Each line of the data below that holds the word "else" is to be reported in full.
'''
constexpr int kSampleGroups = 16;
__global__ __launch_bounds__(256) void plane_split_f16_stream_kernel(const float* __restrict__ G, int64_t n_rows, int64_t n_cols,
                                                                     int64_t ld, const int32_t* __restrict__ row_index, int64_t k0,
                                                                     int64_t n_steps, u32x4* __restrict__ planes,
                                                                     double* __restrict__ unscale, int64_t rows_pad,
                                                                     int32_t* __restrict__ redo) {
    __shared__ __attribute__((aligned(16))) float tile[2][32][kSplitCols + 4];
    __shared__ float row_scale[32];
    __shared__ int block_bad;
    const int tid = threadIdx.x;
    const int lane = tid & 63, wave = tid >> 6;
    const int64_t rb = blockIdx.y;
    const int64_t chunk = blockIdx.x;
    const int r = tid >> 3, c = tid & 7;
    int64_t row = rb * 32 + r;
    if (row > n_rows - 1) row = n_rows - 1;
    if (row_index != nullptr) row = row_index[row];
    const float* src = G + row * ld;
    const int64_t kbeg = k0 + chunk * kChunkCols;
    if (tid == 0) block_bad = 0;
    int shift = 0;
    {
        float mx = 0.0f;
#pragma unroll
        for (int g = 0; g < 2; ++g) {
            const int64_t k = kbeg + (2 * c + g) * (kChunkCols / kSampleGroups);
            const f32x4 a = load4_tail(src, k, n_cols), b = load4_tail(src, k + 4, n_cols);
#pragma unroll
            for (int e = 0; e < 4; ++e) mx = __builtin_fmaxf(mx, __builtin_fmaxf(__builtin_fabsf(a[e]), __builtin_fabsf(b[e])));
        }
#pragma unroll
        for (int msk = 1; msk < 8; msk <<= 1) mx = __builtin_fmaxf(mx, __shfl_xor(mx, msk, 64));
        if (mx >= 1.17549435e-38f && mx <= 3.0e38f) {
            shift = 9 - (static_cast<int>((__float_as_uint(mx) >> 23) & 0xffu) - 127);
            if (shift > 126) shift = 126;
            if (shift < -126) shift = -126;
        }
        if (c == 0) row_scale[r] = __uint_as_float(static_cast<uint32_t>(shift + 127) << 23);
    }
    const int64_t step_base = chunk * kChunkSteps;
    const float scale = __uint_as_float(static_cast<uint32_t>(shift + 127) << 23);
    float true_max = 0.0f;
    bool bad = false;
    f32x4 cur[4], nxt[4];
#pragma unroll
    for (int p = 0; p < 4; ++p) cur[p] = load4_tail(src, k0 + step_base * 16 + 4 * c + 32 * p, n_cols);
    __syncthreads();
    for (int sub = 0; sub < kChunkCols / kSplitCols; ++sub) {
        const int64_t step0 = step_base + sub * (kSplitCols / 16);
        if (step0 >= n_steps) break;
        const bool more = sub + 1 < kChunkCols / kSplitCols && step0 + kSplitCols / 16 < n_steps;
        if (more) {
#pragma unroll
            for (int p = 0; p < 4; ++p) nxt[p] = load4_tail(src, k0 + (step0 + kSplitCols / 16) * 16 + 4 * c + 32 * p, n_cols);
        }
        float (*t)[kSplitCols + 4] = tile[sub & 1];
#pragma unroll
        for (int p = 0; p < 4; ++p) {
            *reinterpret_cast<f32x4*>(&t[r][4 * c + 32 * p]) = cur[p];
#pragma unroll
            for (int e = 0; e < 4; ++e) {
                const float a = __builtin_fabsf(cur[p][e]);
                bad = bad || !(a <= 3.0e38f);
                true_max = __builtin_fmaxf(true_max, a);
            }
        }
        __syncthreads();
#pragma unroll
        for (int i = 0; i < 2; ++i) {
            const int sl = 2 * wave + i;
            const int64_t step = step0 + sl;
            if (step >= n_steps) continue;
            const int frow = lane & 31, kk = sl * 16 + 8 * (lane >> 5);
            const f32x4 lo4 = *reinterpret_cast<const f32x4*>(&t[frow][kk]);
            const f32x4 hi4 = *reinterpret_cast<const f32x4*>(&t[frow][kk + 4]);
            u32x4 h, m;
            split_f16x2(lo4, hi4, row_scale[frow], h, m);
            u32x4* out = planes + ((rb * n_steps + step) * 2) * 64 + lane;
            out[0] = h;
            out[64] = m;
        }
        if (more) {
#pragma unroll
            for (int p = 0; p < 4; ++p) cur[p] = nxt[p];
        }
    }
#pragma unroll
    for (int msk = 1; msk < 8; msk <<= 1) {
        true_max = __builtin_fmaxf(true_max, __shfl_xor(true_max, msk, 64));
        bad = bad || (__shfl_xor(bad ? 1 : 0, msk, 64) != 0);
    }
    const float scaled = true_max * scale;
    const bool holds = !bad && (true_max == 0.0f || (scaled >= 128.0f && scaled < 65536.0f));
    if (c == 0) {
        unscale[chunk * rows_pad + rb * 32 + r] = __longlong_as_double(static_cast<long long>(1023 - shift) << 52);
        if (!holds) block_bad = 1;
    }
    __syncthreads();
    if (tid == 0 && block_bad != 0) {
        const int at = atomicAdd(redo, 1);
        redo[1 + 2 * at] = static_cast<int32_t>(chunk);
        redo[2 + 2 * at] = static_cast<int32_t>(rb);
    }
}

template <int N>
__device__ __forceinline__ void wait_vmcnt() {
    asm volatile("s_waitcnt vmcnt(%0)" ::"n"(N) : "memory");
}
__device__ __forceinline__ void wait_vmcnt_dyn(int n) {
    switch (n) {
#define BYZ_W(k) case k: wait_vmcnt<k>(); break;
        BYZ_W(0) BYZ_W(3) BYZ_W(4) BYZ_W(5) BYZ_W(6) BYZ_W(8) BYZ_W(9) BYZ_W(10) BYZ_W(12) BYZ_W(15) BYZ_W(16) BYZ_W(18) BYZ_W(20) BYZ_W(24)
#undef BYZ_W
        default: wait_vmcnt<0>(); break;
    }
// ... 311 lines not shown

    const int tid = threadIdx.x;
    const int lane = tid & 63;
    const int wave = __builtin_amdgcn_readfirstlane(tid >> 6);
    const unsigned where = static_cast<unsigned>(__builtin_amdgcn_readfirstlane(my_unit->wave[wave].where));
    const int a_slot = static_cast<int>(where & 0xffu);
    const int b_slot = static_cast<int>((where >> 8) & 0xffu);
    unsigned live_blocks = (where >> 16) & 0xffu;
    const int row_in_slab = static_cast<int>((where >> 24) & 1u) * 64;
    const int col_in_slab = static_cast<int>((where >> 25) & 1u) * 64;
    const int sum_slot = __builtin_amdgcn_readfirstlane(my_unit->wave[wave].sum_slot);
    const bool live_wave = live_blocks != 0;

    const int step0 = chunk * kChunkSteps;
    int n_stages = static_cast<int>(n_steps) - step0;
    if (n_stages > kChunkSteps) n_stages = kChunkSteps;
    const int n_super = n_stages / 2;

    int64_t piece_off[kPerWave];
#pragma unroll
    for (int i = 0; i < kPerWave; ++i) {
        const int q = wave + NW * i;
        const int rbl = q / PLANES, piece = q % PLANES;
        const int64_t rb = __builtin_amdgcn_readfirstlane(my_unit->rb[rbl]);
        piece_off[i] = (((rb * n_steps + step0) * PLANES + piece) * 64) * 16;
    }
    const unsigned char* lane_base = reinterpret_cast<const unsigned char*>(planes) + lane * 16;
    auto dma_piece = [&](int s, int i) __attribute__((always_inline)) {
        unsigned char* dst = lds + (s % NBUF) * kStage + wave * kFragBytes;
        __builtin_amdgcn_global_load_lds(
            (const __attribute__((address_space(1))) void*)(lane_base + piece_off[i] + static_cast<int64_t>(s) * (PLANES * kFragBytes)),
            (__attribute__((address_space(3))) void*)(dst + i * NW * kFragBytes), 16, 0, 0);
    };
    auto dma = [&](int s) __attribute__((always_inline)) {
#pragma unroll
        for (int i = 0; i < kPerWave; ++i) dma_piece(s, i);
    };

    f32x4 acc[4][4], acc2[4][4];
#pragma unroll
    for (int m = 0; m < 4; ++m)
#pragma unroll
        for (int n = 0; n < 4; ++n)
#pragma unroll
            for (int e = 0; e < 4; ++e) {
                acc[m][n][e] = 0.0f;
                acc2[m][n][e] = 0.0f;
            }

    const int lane_in_image = (lane & 15) + 32 * ((lane >> 4) & 1);
    const int pair_half = lane >> 5;
    auto frag_at = [&](int sp, int rb32, int h, int p) __attribute__((always_inline)) -> frag_t {
        const unsigned char* at = lds + (2 * (sp % (NBUF / 2)) + pair_half) * kStage + rb32 * kRbBytes + p * kFragBytes +
                                  (lane_in_image + 16 * h) * 16;
        return *reinterpret_cast<const frag_t*>(at);
    };
    struct AFrags { frag_t v[2][4]; };
    struct BFrags { frag_t v[2][2]; };
    auto read_a = [&](int sp, AFrags& a, auto mask_c) __attribute__((always_inline)) {
        constexpr unsigned MASK = decltype(mask_c)::value;
#pragma unroll
        for (int p = 0; p < 2; ++p)
#pragma unroll
            for (int m = 0; m < 4; ++m)
                if (((MASK >> ((m / 2) * 2)) & 3u) != 0) a.v[p][m] = frag_at(sp, a_slot + m / 2, m % 2, p);
    };
    auto read_b = [&](int sp, int half, BFrags& b, auto mask_c) __attribute__((always_inline)) {
        constexpr unsigned MASK = decltype(mask_c)::value;
#pragma unroll
        for (int p = 0; p < 2; ++p)
#pragma unroll
            for (int n = 0; n < 2; ++n) b.v[p][n] = frag_at(sp, b_slot + half, n, p);
        (void)MASK;
    };
    auto multiply_half = [&](const AFrags& a, const BFrags& b, auto half_c, auto mask_c) __attribute__((always_inline)) {
        constexpr unsigned MASK = decltype(mask_c)::value;
        constexpr int HALF = decltype(half_c)::value;
        constexpr int pa[3] = {1, 0, 0};
        constexpr int pb[3] = {0, 1, 0};
#pragma unroll
        for (int t = 0; t < 3; ++t)
#pragma unroll
            for (int m = 0; m < 4; ++m)
#pragma unroll
                for (int n = 0; n < 2; ++n)
                    if (((MASK >> ((m / 2) * 2 + HALF)) & 1u) != 0)
                        acc[m][2 * HALF + n] = __builtin_amdgcn_mfma_f32_16x16x32_f16(a.v[pa[t]][m], b.v[pb[t]][n], acc[m][2 * HALF + n], 0, 0, 0);
    };
    auto flush = [&](int sp) __attribute__((always_inline)) {
        if ((sp + 1) % kSuperFlush == 0) {
#pragma unroll
            for (int m = 0; m < 4; ++m)
#pragma unroll
                for (int n = 0; n < 4; ++n)
#pragma unroll
                    for (int e = 0; e < 4; ++e) {
                        acc2[m][n][e] += acc[m][n][e];
                        acc[m][n][e] = 0.0f;
                    }
        }
    };

    for (int a = 0; a < NBUF && a < n_stages; ++a) dma(a);
    {
        const int issued = n_stages < NBUF ? n_stages : NBUF;
        wait_vmcnt_dyn((issued > 2 ? issued - 2 : 0) * kPerWave);
    }
    asm volatile("s_barrier" ::: "memory");
    auto k_loop = [&](auto mask_c) __attribute__((always_inline)) {
        constexpr unsigned MASK = decltype(mask_c)::value;
        constexpr bool kLive = MASK != 0;
        constexpr std::integral_constant<int, 0> h0{};
        constexpr std::integral_constant<int, 1> h1{};
        AFrags a0, a1;
        BFrags b0, b1;
        if (kLive && n_super > 0) {
            read_a(0, a0, mask_c);
            if ((MASK & 5u) != 0) read_b(0, 0, b0, mask_c);
        }
        auto super = [&](int sp, AFrags& a, AFrags& an) __attribute__((always_inline)) {
            if (kLive) {
                if ((MASK & 10u) != 0) read_b(sp, 1, b1, mask_c);
                if ((MASK & 5u) != 0) multiply_half(a, b0, h0, mask_c);
            }
            {
                const int last = 2 * sp + 5 < n_stages - 1 ? 2 * sp + 5 : n_stages - 1;
                const int ahead = last - (2 * sp + 3);
                if (2 * sp + 7 < n_stages) wait_vmcnt<2 * kPerWave>();
                else wait_vmcnt_dyn((ahead > 0 ? ahead : 0) * kPerWave);
            }
            asm volatile("s_waitcnt lgkmcnt(0)\n\ts_barrier" ::: "memory");
            if (2 * sp + NBUF < n_stages) dma(2 * sp + NBUF);
            if (2 * sp + NBUF + 1 < n_stages) dma(2 * sp + NBUF + 1);
            if (kLive) {
                if (sp + 1 < n_super) {
                    read_a(sp + 1, an, mask_c);
                    if ((MASK & 5u) != 0) read_b(sp + 1, 0, b0, mask_c);
                }
                if ((MASK & 10u) != 0) multiply_half(a, b1, h1, mask_c);
                flush(sp);
            }
        };
        auto super8 = [&](int sp, AFrags& a, AFrags& an, auto pos_c) __attribute__((always_inline)) {
            constexpr int POS = decltype(pos_c)::value;
            constexpr bool FRESH = POS == 0, FLUSHING = POS == 7;
            constexpr int pa[3] = {1, 0, 0};
            constexpr int pb[3] = {0, 1, 0};
            const f32x4 zero4 = {0.0f, 0.0f, 0.0f, 0.0f};
            auto walk_n = [](int k) __attribute__((always_inline)) { return ((k / 2) & 1) ? 1 - k % 2 : k % 2; };
#pragma unroll
            for (int k = 0; k < 8; ++k) {
                const int m = k / 2, n = walk_n(k);
                if (k % 2 == 0) b1.v[k / 4][m % 2] = frag_at(sp, b_slot + 1, m % 2, k / 4);
#pragma unroll
                for (int t = 0; t < 3; ++t) {
                    acc[m][n] = __builtin_amdgcn_mfma_f32_16x16x32_f16(a.v[pa[t]][m], b0.v[pb[t]][n], (FRESH && t == 0) ? zero4 : acc[m][n], 0, 0, 0);
                    __builtin_amdgcn_sched_barrier(0);
                }
            }
            wait_vmcnt<2 * kPerWave>();
            asm volatile("s_waitcnt lgkmcnt(0)\n\ts_barrier" ::: "memory");
#pragma unroll
            for (int k = 0; k < 8; ++k) {
                const int m = k / 2, n = walk_n(k);
                if (k < 6) {
                    dma_piece(2 * sp + NBUF + k / 3, k % 3);
#pragma unroll
                    for (int r = 2 * k; r < 2 * k + 2; ++r) {
                        if (r < 8) an.v[r / 4][r % 4] = frag_at(sp + 1, a_slot + (r % 4) / 2, (r % 4) % 2, r / 4);
                        else b0.v[(r - 8) / 2][(r - 8) % 2] = frag_at(sp + 1, b_slot, (r - 8) % 2, (r - 8) / 2);
                    }
                }
#pragma unroll
                for (int t = 0; t < 3; ++t) {
                    acc[m][2 + n] = __builtin_amdgcn_mfma_f32_16x16x32_f16(a.v[pa[t]][m], b1.v[pb[t]][n], (FRESH && t == 0) ? zero4 : acc[m][2 + n], 0, 0, 0);
                    __builtin_amdgcn_sched_barrier(0);
                }
                if constexpr (FLUSHING) {
#pragma unroll
                    for (int e = 0; e < 4; ++e) acc2[m][k % 2][e] += acc[m][k % 2][e];
                }
            }
            if constexpr (FLUSHING) {
#pragma unroll
                for (int m = 0; m < 4; ++m)
#pragma unroll
                    for (int n = 2; n < 4; ++n)
#pragma unroll
                        for (int e = 0; e < 4; ++e) acc2[m][n][e] += acc[m][n][e];
            }
        };
        int sp = 0;
        if constexpr (MASK == 15u) {
            bool any = false;
            for (; 2 * (sp + 7) + NBUF + 1 < n_stages && sp + 8 < n_super; sp += 8) {
                super8(sp + 0, a0, a1, std::integral_constant<int, 0>{});
                super8(sp + 1, a1, a0, std::integral_constant<int, 1>{});
                super8(sp + 2, a0, a1, std::integral_constant<int, 2>{});
                super8(sp + 3, a1, a0, std::integral_constant<int, 3>{});
                super8(sp + 4, a0, a1, std::integral_constant<int, 4>{});
                super8(sp + 5, a1, a0, std::integral_constant<int, 5>{});
                super8(sp + 6, a0, a1, std::integral_constant<int, 6>{});
                super8(sp + 7, a1, a0, std::integral_constant<int, 7>{});
                any = true;
            }
            if (any) {
#pragma unroll
                for (int m = 0; m < 4; ++m)
#pragma unroll
                    for (int n = 0; n < 4; ++n)
#pragma unroll
                        for (int e = 0; e < 4; ++e) acc[m][n][e] = 0.0f;
            }
        }
        for (; sp + 1 < n_super; sp += 2) {
            super(sp, a0, a1);
            super(sp + 1, a1, a0);
        }
        if (sp < n_super) super(sp, a0, a1);
    };
    switch (live_blocks) {
        case 0u: k_loop(std::integral_constant<unsigned, 0u>{}); break;
        case 1u: k_loop(std::integral_constant<unsigned, 1u>{}); break;
        case 3u: k_loop(std::integral_constant<unsigned, 3u>{}); break;
        case 13u: k_loop(std::integral_constant<unsigned, 13u>{}); break;
        default: live_blocks = 15u; k_loop(std::integral_constant<unsigned, 15u>{}); break;
    }
    auto block_live = [&](int m, int n) __attribute__((always_inline)) { return ((live_blocks >> ((m / 2) * 2 + n / 2)) & 1u) != 0; };

    if constexpr (DEFER) {
        if (live_wave) {
            const bool unflushed = (n_super % kSuperFlush) != 0;
            float* out = chunk_sums + (static_cast<int64_t>(chunk) * n_sum_slots + sum_slot) * (kSlab * kSlab);
            float* rag = ragged_sums + static_cast<int64_t>(sum_slot) * (kSlab * kSlab);
#pragma unroll
            for (int m = 0; m < 4; ++m)
#pragma unroll
                for (int n = 0; n < 4; ++n) {
                    if (!block_live(m, n)) continue;
                    const int j = col_in_slab + 16 * n + (lane & 15);
#pragma unroll
                    for (int e = 0; e < 4; ++e) {
                        const int i = row_in_slab + 16 * m + 4 * (lane >> 4) + e;
                        out[i * kSlab + j] = acc2[m][n][e];
                        if (unflushed) rag[i * kSlab + j] = acc[m][n][e];
                    }
                }
        }
        __syncthreads();
        if (tid == 0) __hip_atomic_fetch_add(done, 1, __ATOMIC_RELAXED, __HIP_MEMORY_SCOPE_AGENT);
        return;
    }
    bool lost = false;
    if (chunk > 0) {
        if (tid == 0) {
            unsigned spins = 0;
            while (__hip_atomic_load(tickets + t_list, __ATOMIC_RELAXED, __HIP_MEMORY_SCOPE_AGENT) != chunk) {
                __builtin_amdgcn_s_sleep(8);
                if (++spins > (1u << 26)) {
                    lost = true;
                    break;
                }
            }
            __builtin_amdgcn_fence(__ATOMIC_ACQUIRE, "agent");
        }
        lost = __syncthreads_or(lost ? 1 : 0) != 0;
    }
    if (lost) {
        if (tid == 0) atomicOr(device_status, kStatusLostTicket);
    } else if (live_wave) {
        const bool slab_live = chunk > 0 || slab_live0 != 0;
        const int slab = __builtin_amdgcn_readfirstlane(my_unit->wave[wave].slab);
        const int ti = slab & 0xffff, tj = slab >> 16;
        double* out = partial + (static_cast<int64_t>(ti) * (ti + 1) / 2 + tj) * (kSlab * kSlab);
        const double* un = unscale + static_cast<int64_t>(chunk) * rows_pad;
#pragma unroll
        for (int m = 0; m < 4; ++m)
#pragma unroll
            for (int n = 0; n < 4; ++n) {
                if (!block_live(m, n)) continue;
                const int j = col_in_slab + 16 * n + (lane & 15);
                const double uj = un[static_cast<int64_t>(tj) * kSlab + j];
#pragma unroll
                for (int e = 0; e < 4; ++e) {
                    const int i = row_in_slab + 16 * m + 4 * (lane >> 4) + e;
                    double v = static_cast<double>(acc2[m][n][e]);
                    v += static_cast<double>(acc[m][n][e]);
                    v *= un[static_cast<int64_t>(ti) * kSlab + i] * uj;
                    if (slab_live) v += out[i * kSlab + j];
                    out[i * kSlab + j] = v;
                }
            }
    }
    asm volatile("s_waitcnt vmcnt(0)" ::: "memory");
    __syncthreads();
    if (tid == 0) {
        __builtin_amdgcn_fence(__ATOMIC_RELEASE, "agent");
        asm volatile("s_waitcnt vmcnt(0)" ::: "memory");
        __hip_atomic_store(tickets + t_list, chunk + 1, __ATOMIC_RELAXED, __HIP_MEMORY_SCOPE_AGENT);
        __hip_atomic_fetch_add(done, 1, __ATOMIC_RELAXED, __HIP_MEMORY_SCOPE_AGENT);
    }
}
'''
• _ANSWER SPACE_
                else wait_vmcnt_dyn((ahead > 0 ? ahead : 0) * kPerWave);
                        else b0.v[(r - 8) / 2][(r - 8) % 2] = frag_at(sp + 1, b_slot, (r - 8) % 2, (r - 8) / 2);
    } else if (live_wave) {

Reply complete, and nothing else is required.